Supplemental Fig. 5. Reproducibility of biological replicates across the primary screen. For clarity, some values that are outliers (> 6,6) are not shown in this plot, but are included when determining the best fit line and correlation coefficients. To verify that the biological replicates in the screens were reproducible, we plotted replicate A vs. B and B vs. C for all normalized parameters. Since the parameters are normalized to the negative controls on each plate, most values slightly vary around 1. However, values that are either significantly larger or smaller than the negative controls strongly affect the linear regression and show good screen reproducibility with correlation coefficients (R2) of 0.76 and 0.79.

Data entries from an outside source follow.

# jpedro1992/gym-loadbalancing

Measured on AMD Instinct MI355X. Metric: env-steps/sec (whole node) at 1M envs, 1/2/4/8 GPUs; % HBM roofline, higher is better.
Workload: dtype f64

## Files before the change

### gym-loadbalancing_amd/csrc/lbk8s_lean.h

```cpp
#pragma once

#include "lbk8s_rollout.h"

namespace lbk {

typedef __amdgpu_buffer_rsrc_t Rsrc;
typedef uint32_t u32x2 __attribute__((ext_vector_type(2)));
typedef uint32_t u32x4 __attribute__((ext_vector_type(4)));

__device__ __forceinline__ Rsrc rsrc_of(const void* base) {
    return __builtin_amdgcn_make_buffer_rsrc(const_cast<void*>(base), (short)0, -1, 0x00020000);
}
constexpr int BUF_NT = 2;

#define LB_GUARD_S(...) asm volatile("" : "+s"(__VA_ARGS__))
#define LB_GUARD_V(...) asm volatile("" : "+v"(__VA_ARGS__))

__device__ __forceinline__ double buf_ld_f64(Rsrc r, uint32_t off) {
    return __builtin_bit_cast(double, __builtin_amdgcn_raw_buffer_load_b64(r, off, 0, 0));
}
__device__ __forceinline__ uint4 buf_ld_u128(Rsrc r, uint32_t off) {
    const u32x4 v = __builtin_amdgcn_raw_buffer_load_b128(r, off, 0, 0);
    return make_uint4(v.x, v.y, v.z, v.w);
}
template <int AUX>
__device__ __forceinline__ void buf_st_f4(float4 v, Rsrc r, uint32_t voff) {
    const u32x4 d{__float_as_uint(v.x), __float_as_uint(v.y), __float_as_uint(v.z), __float_as_uint(v.w)};
    __builtin_amdgcn_raw_buffer_store_b128(d, r, voff, 0, AUX);
}

__device__ __forceinline__ U4 draw_o(const Params& p, int64_t env, uint32_t episode, uint32_t slot, uint32_t dom) {
    uint32_t k0 = p.key0, k1 = p.key1;
    LB_GUARD_S(k0);
    LB_GUARD_S(k1);
    const uint64_t gid = (uint64_t)(p.env_id_offset + env);
    uint32_t c0 = (uint32_t)gid, hi = (uint32_t)(gid >> 32) << 8;
    LB_GUARD_V(c0);
    LB_GUARD_V(hi);
    return philox(c0, episode, slot, dom | hi, k0, k1);
}
__device__ __forceinline__ void draw2_o(const Params& p, int64_t env, uint32_t episode, uint32_t slot, uint32_t dom_a,
                                        uint32_t dom_b, U4& a, U4& b) {
    uint32_t k0 = p.key0, k1 = p.key1;
    LB_GUARD_S(k0);
    LB_GUARD_S(k1);
    const uint64_t gid = (uint64_t)(p.env_id_offset + env);
    uint32_t c0 = (uint32_t)gid, hi = (uint32_t)(gid >> 32) << 8;
    LB_GUARD_V(c0);
    LB_GUARD_V(hi);
    uint32_t a0 = c0, a1 = episode, a2 = slot, a3 = dom_a | hi;
    uint32_t b0 = c0, b1 = episode, b2 = slot, b3 = dom_b | hi;
#pragma unroll
    for (int i = 0; i < LB_PHILOX_ROUNDS; ++i) {
        const uint64_t pa0 = (uint64_t)0xD2511F53u * a0, pa1 = (uint64_t)0xCD9E8D57u * a2;
        const uint64_t pb0 = (uint64_t)0xD2511F53u * b0, pb1 = (uint64_t)0xCD9E8D57u * b2;
        const uint32_t na0 = (uint32_t)(pa1 >> 32) ^ a1 ^ k0, na2 = (uint32_t)(pa0 >> 32) ^ a3 ^ k1;
        const uint32_t nb0 = (uint32_t)(pb1 >> 32) ^ b1 ^ k0, nb2 = (uint32_t)(pb0 >> 32) ^ b3 ^ k1;
        a0 = na0; a1 = (uint32_t)pa1; a2 = na2; a3 = (uint32_t)pa0;
        b0 = nb0; b1 = (uint32_t)pb1; b2 = nb2; b3 = (uint32_t)pb0;
        k0 += 0x9E3779B9u;
        k1 += 0xBB67AE85u;
    }
    a = {a0, a1, a2, a3};
    b = {b0, b1, b2, b3};
}

template <int KIND>
__device__ __forceinline__ int lean_policy(const Params& p, int64_t env, const TEnv& tv, const uint32_t (&em)[TPE_E],
                                           const uint32_t (&ed)[TPE_E]) {
    if constexpr (KIND == LB_POLICY_RANDOM) {
        const U4 w = draw_o(p, env, (uint32_t)(tv.acc3 >> 32), (uint32_t)tv.s.step, D_ACT);
        return (int)bounded(w.x, (uint32_t)p.A);
    }
    return tpe_policy<KIND>(p, env, tv, em, ed);
}

__device__ __forceinline__ int topo_bf(uint64_t topo, int a, int b) {
    const int i = a < b ? a : b, j = a < b ? b : a;
    const int val = (int)((topo >> (9 * ((i * (7 - i)) / 2 + j - i - 1))) & 0x1FF);
    return a == b ? 1 : val;
}

struct LPrepL {
    uint32_t arz;
    uint32_t jm;
    double sel_lat, sel_cpu, next_lat, next_cpu, arr;
    float dt;
};

template <int ET, int RT, int RF>
__device__ __forceinline__ double lean_apply_l(const Params& p, const LPrepL& pr, LEnv& v,
                                               const uint32_t (&em)[TPE_E], uint32_t (&ed)[TPE_E], uint32_t* me) {
    constexpr int E = ET;
    const int rf = RF >= 0 ? RF : p.reward_fn;
    const int a = (int)(pr.arz & 0xFFu);
    const bool accept = a < E, reject = a == E;
    const int ai = accept ? a : 0;
    if (!((v.s1 >> S1_RD) & 1)) v.s1 |= 1u << S1_BAD;
    const int oA = (int)((pr.arz >> 14) & 7u);
    const int jA = (int)(pr.jm & 0x3FFu), Mn = (int)((pr.jm >> 10) & 0x3FFu), MA = (int)(pr.jm >> 20);
    const int jn = jA < CMAX ? jA + 1 : CMAX;
    double reward;
    if (accept) {
        int cnt = 0;
#pragma unroll
        for (int e = 0; e < TPE_E; ++e)
            if (e < E && e != ai && ed_j(ed[e]) <= jA) ++cnt;
        const int rz = (int)((v.s1 >> S1_RZ) & 3), zA = (int)((pr.arz >> 17) & 3u);
        const int tl = topo_bf(v.topo, rz, zA);
        const uint32_t gnum = (uint32_t)(v.acc2 >> 32) + (uint32_t)(2 * (2 * cnt - (E - 1)));
        v.acc2 = ((uint64_t)gnum << 32) | (uint32_t)((uint32_t)v.acc2 + (uint32_t)tl);
        v.acc3 += (uint64_t)node_cost((int)((pr.arz >> 19) & 7u));
        v.s0 += 1u << 16;
        if (rz == zA) v.s1 += 1;
        xsum_add(v.sum_lat, v.sum_cpu, v.sum_hi, pr.sel_lat, pr.sel_cpu, tl, rz != zA);
        const uint32_t edA_new = ((oA == ai ? (uint32_t)Mn : (uint32_t)MA) << 20) |
                                 ((uint32_t)Mn << 10) | (uint32_t)jn;
#pragma unroll
        for (int e = 0; e < TPE_E; ++e) {
            const uint32_t edo = e == oA ? (ed[e] & ~(0x3FFu << 20)) | ((uint32_t)Mn << 20) : ed[e];
            ed[e] = e == ai ? edA_new : edo;
        }
        img_sel(me, ai, (float)pr.next_cpu, (float)pr.next_lat);
        v.s1 &= ~(1u << S1_PEN);
        reward = rf == LB_REWARD_NAIVE ? 1.0 : accept_reward(p, pr.sel_lat, tl, pr.sel_cpu, v.acc2, (int)(v.s0 >> 16));
        v.last_r = reward;
    } else if (reject) {
        v.s1 |= 1u << S1_PEN;
        reward = rf == LB_REWARD_LATENCY ? -1000.0 : -1.0;
        v.last_r = reward;
    } else {
        reward = rf == LB_REWARD_NAIVE ? (((v.s1 >> S1_PEN) & 1) ? -1.0 : 1.0) : v.last_r;
    }
    v.total += reward;
    v.dt = pr.dt;
    v.t = pr.arr;
    v.s1 = (v.s1 & ~((3u << S1_RZ) | (7u << S1_THR))) | (((pr.arz >> 12) & 3u) << S1_RZ) |
           (((pr.arz >> 8) & 7u) << S1_THR);
    img_request(me, v, em, E);
    return reward;
}
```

Supplemental Fig. 6. To measure the reproducibility between the primary and confirmation screens, we plotted the relative ranking in each screen (excluding reagents and genes not chosen for confirmation). Other than outlier genes TP63 and RAD51, which had a nonspecific crRNA in the primary screen, the rankings are reproducible with Spearman rank coefficients (Refs. 3,4) of 0.75 and 0.76 for reagents and genes, respectively. (a) Reagent and (b) gene hit rankings between the primary and confirmation screens using the chi squared analysis. A reagent or gene with rank 1 is the most different ( i.e., has the largest reduced chi squared value) compared to the negative controls.

(a)

(b)

Supplemental Fig. 7. Follow-up analysis for eighteen hits with different reduced chi squared values and redundancy levels. (a) Editing efficiency estimations by a mismatch detection assay using T7EI. (b) Reduced chi squared heat map representations of the HCA cell classification parameters for confirmed crRNA hits, with heat maps from the siRNA transfection experiment as a comparison. Blue is significantly below the NTC average value and red is significantly above the NTC average value for each parameter.

Supplemental Fig. 8. Phenotypic analysis of WEE1 demonstrates that correct gene annotation is essential to screening results. U2OS-Cas9 stable cells were transfected with different crRNAs targeting the WEE1 gene or an NTC crRNA control; induction of apoptosis was assayed 48hrs post-transfection using the Apo-ONE assay. Data was normalized as fold Apo-ONE signal over the NTC control. WEE1 crRNAs 1-3 were found to target before the annotated transcription start site in an updated RefSeq 80 and therefore did not show phenotypic response in the cell cycle HCA analysis. When tested with additional crRNAs (crRNAs 5-8) that target in the currently annotated CDS, all four of these crRNAs exhibit a phenotype in the Apo-ONE assay.